Q8. Construct any right angled triangle and draw the incircle of that triangle.

To solve this problem, we will first construct a right-angled triangle based on specific measurements, and then construct its incircle (a circle touching all three sides of the triangle internally).
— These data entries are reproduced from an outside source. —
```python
BF16 = torch.bfloat16
ACT = {None: 0, "none": 0, "silu": 1, "gelu": 2, "quick_gelu": 3, "geglu": 4, "leaky_relu": 5, "relu": 6, "tanh": 7, "swiglu": 8,
       "geglu_exact": 9}
GLU_ACTS = ("geglu", "swiglu", "geglu_exact")


def _stream() -> int:
    return torch.cuda.current_stream().cuda_stream


_WS = {}
WS_BYTES = 64 << 20
WS_TAIL = 4096


# ... 480 lines not shown
    if out is None:
        out = torch.empty(B, n_q * d, dtype=BF16, device=q.device)
    if nsplit > 1 and ws is None:
        ws = (torch.empty(B * n_q * nsplit * d, dtype=torch.float32, device=q.device),
              torch.empty(B * n_q * nsplit * 2, dtype=torch.float32, device=q.device))
    _lib.call("spider_attn_decode_bf16", _p(q), _p(k_cache), _p(v_cache), _p(kv_beg), _p(kv_end), _p(out),
              _p(ws[0]) if ws else None, _p(ws[1]) if ws else None, B, n_q, n_kv, d, T_max, float(scale), nsplit, _stream())
    return out


def attn_decode_fused(qkv, pos, cos_sin, k_cache, v_cache, kv_end, kv_beg, counters, n_q, nsplit, ws, out, scale=None):
    _chk(qkv, BF16, "qkv"); _chk(pos, torch.int32, "pos"); _chk(cos_sin, torch.float32, "cos_sin")
    _chk(k_cache, BF16, "k_cache"); _chk(v_cache, BF16, "v_cache"); _chk(kv_end, torch.int32, "kv_end")
    _chk(counters, torch.int32, "counters"); _chk(out, BF16, "out")
    B = kv_end.numel()
    n_kv, T_max, d = k_cache.shape[1], k_cache.shape[2], k_cache.shape[3]
    assert qkv.numel() == B * (n_q + 2 * n_kv) * d and counters.numel() >= B * n_kv and cos_sin.shape[1] == d
    if scale is None:
        scale = 1.0 / math.sqrt(d)
    _lib.call("spider_attn_decode_fused_bf16", _p(qkv), _p(pos), _p(cos_sin), _p(k_cache), _p(v_cache), _p(kv_beg), _p(kv_end),
              _p(out), _p(ws[0]) if ws else None, _p(ws[1]) if ws else None, _p(counters), B, n_q, n_kv, d, T_max,
              float(scale), nsplit, _stream())
    return out


def gemm(A, W, bias=None, res=None, rowbias=None, rows_per_group=0, act=None, out_scale=1.0, out=None, out_f32=False,
         res32=None, want32=False):
    dt, sfx = _h16(A)
    _chk(A, dt, "A"); _chk(W, dt, "W")
    N, K = W.shape
    assert A.shape[-1] == K, f"gemm: A[..., {A.shape[-1]}] vs W[{N},{K}]"
    M = A.numel() // K
    n_out = N // 2 if act in GLU_ACTS else N
    if out is None:
        out = torch.empty(*A.shape[:-1], n_out, dtype=torch.float32 if out_f32 else dt, device=A.device)
    c16, c32 = (None, out) if out.dtype == torch.float32 else (out, None)
    wt = _tiled(W, M)
    o32 = torch.empty(out.shape, dtype=torch.float32, device=A.device) if want32 else None
    if res32 is not None:
        _chk(res32, torch.float32, "res32")
    _lib.call(f"spider_gemm_{sfx}", _p(A), _p(W if wt is None else wt), _p(c16), _p(c32), _p(bias), _p(res), _p(rowbias), rows_per_group,
              M, N, K, K, n_out, ACT[act], float(out_scale), int(wt is not None), _p(res32), _p(o32), _p(_workspace(A.device)), WS_BYTES,
              _stream())
    return (out, o32) if want32 else out


# ... 742 lines not shown
```

Measured before the change: 2.006.

## Fold split-KV attention combine into o_proj GEMV with query-head split decode

For batch-1 decode, attention now runs as a query-head-split kernel (one query head per block, split along KV), and it writes only the per-split partial outputs plus their max and sum. The o_proj GEMV then merges those partials itself while its weight loads are in flight, and computes the output projection from the combined vector held in shared memory. This removes the separate combine step and the bf16 attention-output round trip, and it spreads decode attention over more blocks to fill the GPU. In exchange, every o_proj block repeats the partial merge, and the path applies only to small shapes (n_q*d <= 4096, within a workspace budget).

```diff
diff --git a/include/spider_hip.h b/include/spider_hip.h
--- a/include/spider_hip.h
+++ b/include/spider_hip.h
@@ -68,6 +68,14 @@
                                   int* counters, int B, int n_q, int n_kv, int d, int T_max, float scale, int nsplit,
                                   void* stream);
 int spider_set_attn_inline(int on);
+
+int spider_attn_combine_bf16(const void* ws_o, const void* ws_ml, void* out, int rows, int d, int nsplit, void* stream);
+int spider_attn_decode_qsplit_bf16(const void* qkv, const int* pos, const float* cos_sin, void* k_cache, void* v_cache,
+                                   const int* kv_beg, const int* kv_end, void* out, void* ws_o, void* ws_ml, int B, int n_q,
+                                   int n_kv, int d, int T_max, float scale, int nsplit, void* stream);
+int spider_gemv_attn_partials_bf16(const void* W, const void* ws_o, const void* ws_ml, void* out, const void* bias, const void* res,
+                                   int N, int n_q, int d, int nsplit, void* stream);
+int spider_set_attn_fold(int on);
 int spider_set_gemv_sched(int sched);
 int spider_set_ws_inlaunch(int on);
 
diff --git a/spider_amd/csrc/llm_decode.hip b/spider_amd/csrc/llm_decode.hip
--- a/spider_amd/csrc/llm_decode.hip
+++ b/spider_amd/csrc/llm_decode.hip
@@ -849,7 +849,7 @@
     }
 }
 
-template <int D, int G, int NWV, int UR>
+template <int D, int G, int NWV, int UR, bool QS = false>
 __global__ __launch_bounds__(NWV * 64) void attn_decode_fused_kernel(
     const bf16_t* __restrict__ qkv, const int* __restrict__ pos, const float* __restrict__ cs, bf16_t* __restrict__ kc,
     bf16_t* __restrict__ vc, const int* __restrict__ kv_beg, const int* __restrict__ kv_end, float* __restrict__ part_o,
@@ -857,8 +857,10 @@
     int nsplit, int inline_combine) {
     static_assert(D == 128, "decode attention is specialised for head_dim 128");
     constexpr int HALF = D / 2;
-    const int split = blockIdx.x, hk = blockIdx.y, b = blockIdx.z;
-    const int n_q = n_kv * G;
+    static_assert(!QS || G == 1, "the query-split form serves one query head per block");
+    const int split = QS ? blockIdx.x % nsplit : blockIdx.x, hk = QS ? blockIdx.x / nsplit : blockIdx.y, b = blockIdx.z;
+    const int n_q = QS ? n_kv * gridDim.y : n_kv * G;
+    const int hq0 = QS ? hk * gridDim.y + blockIdx.y : hk * G;
     const int lane = threadIdx.x & 63, wave = threadIdx.x >> 6;
     const int sub = lane >> 4;
     const int dl = (lane & 15) * 8;
@@ -911,7 +913,7 @@
     float qf[G][8];
 #pragma unroll
     for (int g = 0; g < G; ++g) {
-        rope8(row + (size_t)(hk * G + g) * D, qf[g]);
+        rope8(row + (size_t)(hq0 + g) * D, qf[g]);
 #pragma unroll
         for (int j = 0; j < 8; ++j) qf[g][j] *= scale;
     }
@@ -973,11 +975,13 @@
 #pragma unroll
         for (int j = 0; j < 4; ++j) { vf[2 * j] = bf16lo_to_f32(vw[j]); vf[2 * j + 1] = bf16hi_to_f32(vw[j]); }
         update(kf, vf);
-        u32x4 ko;
-        ko.x = pack_bf16x2(kf[0], kf[1]); ko.y = pack_bf16x2(kf[2], kf[3]);
-        ko.z = pack_bf16x2(kf[4], kf[5]); ko.w = pack_bf16x2(kf[6], kf[7]);
-        *reinterpret_cast<u32x4*>(kc + (((size_t)b * n_kv + hk) * T_max + t_new) * D + dl) = ko;
-        *reinterpret_cast<u32x4*>(vc + (((size_t)b * n_kv + hk) * T_max + t_new) * D + dl) = vq;
+        if (!QS || blockIdx.y == 0) {
+            u32x4 ko;
+            ko.x = pack_bf16x2(kf[0], kf[1]); ko.y = pack_bf16x2(kf[2], kf[3]);
+            ko.z = pack_bf16x2(kf[4], kf[5]); ko.w = pack_bf16x2(kf[6], kf[7]);
+            *reinterpret_cast<u32x4*>(kc + (((size_t)b * n_kv + hk) * T_max + t_new) * D + dl) = ko;
+            *reinterpret_cast<u32x4*>(vc + (((size_t)b * n_kv + hk) * T_max + t_new) * D + dl) = vq;
+        }
     }
 
     __shared__ float sm_m[NWV][G], sm_l[NWV][G];
@@ -1007,7 +1011,7 @@
         }
     }
     __syncthreads();
-    if (nsplit > 1 && inline_combine) {
+    if (!QS && nsplit > 1 && inline_combine) {
         for (int idx = threadIdx.x; idx < G * (D / 4); idx += NWV * 64) {
             const int g = idx / (D / 4), d4 = (idx % (D / 4)) * 4;
             float mm = -INFINITY;
@@ -1103,13 +1107,127 @@
             ll += sm_l[w][g] * a;
             oo += sm_o[w][g][dd] * a;
         }
-        const int hq = hk * G + g;
+        const int hq = hq0 + g;
         if (nsplit == 1) {
             out[((size_t)b * n_q + hq) * D + dd] = f32_to_bf16(ll > 0.f ? oo / ll : 0.f);
         } else {
             const size_t pi = ((size_t)b * n_q + hq) * nsplit + split;
             part_o[pi * D + dd] = oo;
             if (dd == 0) { part_ml[pi * 2] = mm; part_ml[pi * 2 + 1] = ll; }
+        }
+    }
+}
+
+template <int R, int SB>
+__global__ __launch_bounds__(512) void gemv_attn_partials_kernel(const bf16_t* __restrict__ W, const float* __restrict__ part_o,
+                                                                 const float* __restrict__ part_ml, bf16_t* __restrict__ out,
+                                                                 const bf16_t* __restrict__ bias, const bf16_t* __restrict__ res,
+                                                                 int N, int K, int nsplit) {
+    constexpr int D = 128, NWB = 8, H = 8;
+    extern __shared__ __attribute__((aligned(16))) char smem[];
+    bf16_t* xs = reinterpret_cast<bf16_t*>(smem);
+    const int lane = threadIdx.x & 63, wave = __builtin_amdgcn_readfirstlane(threadIdx.x >> 6);
+    const int nv = K / 8;
+    const int i = min((int)threadIdx.x, nv - 1);
+    const size_t p0 = (size_t)(i >> 4) * nsplit;
+    const int d8 = (i & 15) * 8;
+    float2 ml[SB];
+    f32x4 po[SB][2];
+    auto issue_p = [&](int s0) {
+#pragma unroll
+        for (int u = 0; u < SB; ++u) ml[u] = *reinterpret_cast<const float2*>(part_ml + (p0 + min(s0 + u, nsplit - 1)) * 2);
+#pragma unroll
+        for (int u = 0; u < SB; ++u) {
+            const float* o = part_o + (p0 + min(s0 + u, nsplit - 1)) * D + d8;
+            po[u][0] = *reinterpret_cast<const f32x4*>(o);
+            po[u][1] = *reinterpret_cast<const f32x4*>(o + 4);
+        }
+    };
+    issue_p(0);
+
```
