template <int TB, int NP = 3>
__global__ __launch_bounds__(512, PN_MINW) void gemm_tn_bf16x3_kernel(const TnParams p) {
  constexpr int BM = 256, BN = 256, BK = 32, LDK = BK + 4;
  constexpr int WM = 2, WN = 4;
  constexpr int STAGE = (BM + BN) * LDK;
  static_assert(TB == TB_PLAIN || TB == TB_AFFINE_RELU || TB == TB_PAIRSUM_RELU, "operand kind not built for bf16x3");

  extern __shared__ __attribute__((aligned(16))) float smem[];

  const int tid = threadIdx.x;
  const int lane = tid & 63;
  const int wave = tid >> 6;
  const int wm = wave >> 1, wn = wave & 1;

  const int ntn = p.N / BN, ntm = p.M / BM;
  int tile_m, tile_n;
  int split = blockIdx.y;
  if (p.task_ns > 0) {
    if (!tn_task_coords(p.task_ns, tile_m, tile_n, split)) return;
  } else if (PN_XCD && TB == TB_PAIRSUM_RELU && (ntm % 4 == 0) && (ntn % 2 == 0)) {
    const int rm = ntm / 4, rn = ntn / 2;
    const int xcd = blockIdx.x & 7, w = blockIdx.x >> 3;
    tile_m = (xcd >> 1) * rm + w / rn;
    tile_n = (xcd & 1) * rn + w % rn;
  } else if (PN_XCD && (ntm % 2 == 0) && (ntn % 4 == 0)) {
    const int rm = ntm / 2, rn = ntn / 4;
    const int xcd = blockIdx.x & 7, w = blockIdx.x >> 3;
    tile_m = (xcd >> 2) * rm + w / rn;
    tile_n = (xcd & 3) * rn + w % rn;
  } else {
    tile_n = blockIdx.x % ntn;
    tile_m = blockIdx.x / ntn;
  }
  const int m0 = tile_m * BM, n0 = tile_n * BN;
  const long r_begin = (long)split * p.rows_per_split;
  long r_end = r_begin + p.rows_per_split;
  if (r_end > p.R) r_end = p.R;

  const int col = tid & 255;
  const int kg = __builtin_amdgcn_readfirstlane(tid >> 8);
  float bs = 0.f, bt = 0.f;
  if constexpr (TB == TB_AFFINE_RELU) {
    bs = p.b_s[n0 + col];
    bt = p.b_t[n0 + col];
  }

  float ra[2][8], rb[2][8], rb2[2];
  const unsigned pB = (unsigned)p.pairB;
  const long lda = p.lda, ldb = p.ldb;

  auto fetch_a = [&](long k0, auto safe_c) {
    constexpr bool SAFE = decltype(safe_c)::value;
    const float* Ak = p.A + k0 * lda + m0;
    const int lim = (int)(r_end - 1 - k0);
#pragma unroll
// ... 56 lines not shown
      if constexpr (TB == TB_PAIRSUM_RELU) asm volatile("" : "+v"(rb2[g]));
    }
  };

  auto store8 = [](float* dst, const float (&v)[8]) {
    if constexpr (NP == 1) {
      *reinterpret_cast<bf16x8*>(dst) = round8(make_float4(v[0], v[1], v[2], v[3]), make_float4(v[4], v[5], v[6], v[7]));
      return;
    }
    const HiLo a = split4(make_float4(v[0], v[1], v[2], v[3])), b = split4(make_float4(v[4], v[5], v[6], v[7]));
    bf16x8 hi, lo;
#pragma unroll
    for (int e = 0; e < 4; ++e) {
      hi[e] = a.hi[e];
      hi[4 + e] = b.hi[e];
      lo[e] = a.lo[e];
      lo[4 + e] = b.lo[e];
    }
    *reinterpret_cast<bf16x8*>(dst) = hi;
    *reinterpret_cast<bf16x8*>(dst + 4) = lo;
  };

  auto commit_a = [&](int buf, long k0, auto safe_c) {
    constexpr bool SAFE = decltype(safe_c)::value;
    float* As = smem + buf * STAGE;
#pragma unroll
    for (int g = 0; g < 2; ++g) {
      float a[8];
#pragma unroll
      for (int e = 0; e < 8; ++e) {
        a[e] = ra[g][e];
        if (SAFE && k0 + 8 * (kg + 2 * g) + e >= r_end) a[e] = 0.f;
      }
      store8(As + col * LDK + 8 * (kg + 2 * g), a);
    }
  };
  auto commit_b = [&](int buf, long k0, auto safe_c) {
    constexpr bool SAFE = decltype(safe_c)::value;
    float* Bs = smem + buf * STAGE + BM * LDK;
#pragma unroll
    for (int g = 0; g < 2; ++g) {
      float b[8];
#pragma unroll
      for (int e = 0; e < 8; ++e) {
        b[e] = rb[g][e];
        if constexpr (TB == TB_AFFINE_RELU) b[e] = relu(fmaf(b[e], bs, bt));
        if constexpr (TB == TB_PAIRSUM_RELU) b[e] = relu(b[e] + rb2[g]);
        if (SAFE && k0 + 8 * (kg + 2 * g) + e >= r_end) b[e] = 0.f;
      }
      store8(Bs + col * LDK + 8 * (kg + 2 * g), b);
    }
  };

  f32x16 acc[WM][WN];
#pragma unroll
  for (int i = 0; i < WM; ++i)
#pragma unroll
    for (int j = 0; j < WN; ++j)
#pragma unroll
      for (int e = 0; e < 16; ++e) acc[i][j][e] = 0.f;

  const int frag_row = lane & 31;
  const int frag_g = lane >> 5;
  auto compute = [&](int buf, auto ks_c) {
    constexpr int KS = decltype(ks_c)::value;
    const float* As = smem + buf * STAGE + (wm * WM * 32 + frag_row) * LDK + (2 * KS + frag_g) * 8;
    const float* Bs = smem + buf * STAGE + BM * LDK + (wn * WN * 32 + frag_row) * LDK + (2 * KS + frag_g) * 8;
    bf16x8 ah[WM], al[WM], bh[WN], bl[WN];
#pragma unroll
    for (int i = 0; i < WM; ++i) {
      ah[i] = *reinterpret_cast<const bf16x8*>(As + i * 32 * LDK);
      if constexpr (NP == 3) al[i] = *reinterpret_cast<const bf16x8*>(As + i * 32 * LDK + 4);
    }
#pragma unroll
    for (int j = 0; j < WN; ++j) {
      bh[j] = *reinterpret_cast<const bf16x8*>(Bs + j * 32 * LDK);
      if constexpr (NP == 3) bl[j] = *reinterpret_cast<const bf16x8*>(Bs + j * 32 * LDK + 4);
    }
#pragma unroll
    for (int i = 0; i < WM; ++i)
#pragma unroll
      for (int j = 0; j < WN; ++j) {
        if constexpr (NP == 3) {
          acc[i][j] = __builtin_amdgcn_mfma_f32_32x32x16_bf16(al[i], bh[j], acc[i][j], 0, 0, 0);
          acc[i][j] = __builtin_amdgcn_mfma_f32_32x32x16_bf16(ah[i], bl[j], acc[i][j], 0, 0, 0);
        }
        acc[i][j] = __builtin_amdgcn_mfma_f32_32x32x16_bf16(ah[i], bh[j], acc[i][j], 0, 0, 0);
      }
  };

  using std::integral_constant;
  using std::false_type;
  using std::true_type;
  auto weave = [&](auto nvalu_c) {
    constexpr int NV = decltype(nvalu_c)::value;
    if constexpr (NP == 1) {
      __builtin_amdgcn_sched_group_barrier(0x100, WM + WN, 0);
#pragma unroll
      for (int i = 0; i < WM * WN; ++i) {
        __builtin_amdgcn_sched_group_barrier(0x008, 1, 0);
        __builtin_amdgcn_sched_group_barrier(0x002, 3 * NV, 0);
        if (i % 4 == 3) __builtin_amdgcn_sched_group_barrier(0x200, 1, 0);
      }
      return;
    }
    __builtin_amdgcn_sched_group_barrier(0x100, 2 * (WM + WN), 0);
#pragma unroll
    for (int i = 0; i < WM * WN * 3; ++i) {
      __builtin_amdgcn_sched_group_barrier(0x008, 1, 0);
      __builtin_amdgcn_sched_group_barrier(0x002, NV, 0);
      if (i % 3 == 2) __builtin_amdgcn_sched_group_barrier(0x200, 1, 0);
    }
  };
  if (r_begin < r_end) {
    const long span = r_end - r_begin;
    const int nf = (int)(span / BK);
    const int ns = nf + ((span % BK) ? 1 : 0);
    auto K0 = [&](int t) { return r_begin + (long)t * BK; };
    auto body = [&](int t, auto safe_c) {
      const int cur = t & 1;
      const int t2 = t + 2 < ns ? t + 2 : t + 1;
      __builtin_amdgcn_sched_barrier(0);
      pin_a();
      compute(cur, integral_constant<int, 0>{});
      commit_a(cur ^ 1, K0(t + 1), safe_c);
      weave(integral_constant<int, 2>{});
      __builtin_amdgcn_sched_barrier(0);
      fetch_a(K0(t2), safe_c);
      __builtin_amdgcn_sched_barrier(0);
      pin_b();
      compute(cur, integral_constant<int, 1>{});
      commit_b(cur ^ 1, K0(t + 1), safe_c);
      weave(integral_constant<int, (TB == TB_PLAIN ? 2 : 3)>{});
      __builtin_amdgcn_sched_barrier(0);
      fetch_b(K0(t2), safe_c);
      __syncthreads();
    };
    fetch_a(K0(0), true_type{});
    fetch_b(K0(0), true_type{});
    pin_a();
    pin_b();
    commit_a(0, K0(0), true_type{});
    commit_b(0, K0(0), true_type{});
    fetch_a(K0(ns > 1 ? 1 : 0), true_type{});
    fetch_b(K0(ns > 1 ? 1 : 0), true_type{});
    __syncthreads();
    int t = 0;
    for (; t + 2 < nf; ++t) body(t, false_type{});
    for (; t + 1 < ns; ++t) body(t, true_type{});
    compute((ns - 1) & 1, integral_constant<int, 0>{});
    __builtin_amdgcn_sched_barrier(0);
    compute((ns - 1) & 1, integral_constant<int, 1>{});
  }

  float* out = p.Cpart + (long)split * p.M * p.ldc;
  const int hl = lane >> 5, cl = lane & 31;
#pragma unroll
  for (int i = 0; i < WM; ++i)
#pragma unroll
    for (int j = 0; j < WN; ++j) {
      const int n = n0 + (wn * WN + j) * 32 + cl;
#pragma unroll
      for (int e = 0; e < 16; ++e) {
        const int m = m0 + (wm * WM + i) * 32 + (e & 3) + 8 * (e >> 2) + 4 * hl;
        out[(long)m * p.ldc + n] = acc[i][j][e];
      }
    }
}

Step 1: Triangle Construction Details

Let \(\Delta ABC\) be the required right-angled triangle with the following dimensions:

• Length of side \(AB = 6 \text{ cm}\)
• Length of side \(BC = 9 \text{ cm}\)
• Angle \(m\angle ABC = 90^\circ\)

Rough Figure (Analytical Diagram)

Figure 1: Rough Sketch

Step 2: Steps of Construction

1. Draw a line segment \(BC\) of length \(9 \text{ cm}\).
2. At point \(B\), construct an angle of \(90^\circ\).
3. Cut off a segment \(AB\) of \(6 \text{ cm}\) from the ray of the \(90^\circ\) angle.
4. Join points \(A\) and \(C\) to form \(\Delta ABC\).
5. To find the incenter, draw the angle bisectors of \(\angle B\) and \(\angle C\).
6. Mark the point of intersection of these bisectors as \(I\) (the Incenter).
7. From \(I\), draw a perpendicular to side \(BC\) intersecting at point \(D\).
8. With \(I\) as the center and \(ID\) as the radius, draw a circle. This is the required incircle.

Final Construction

Figure 2: Final Construction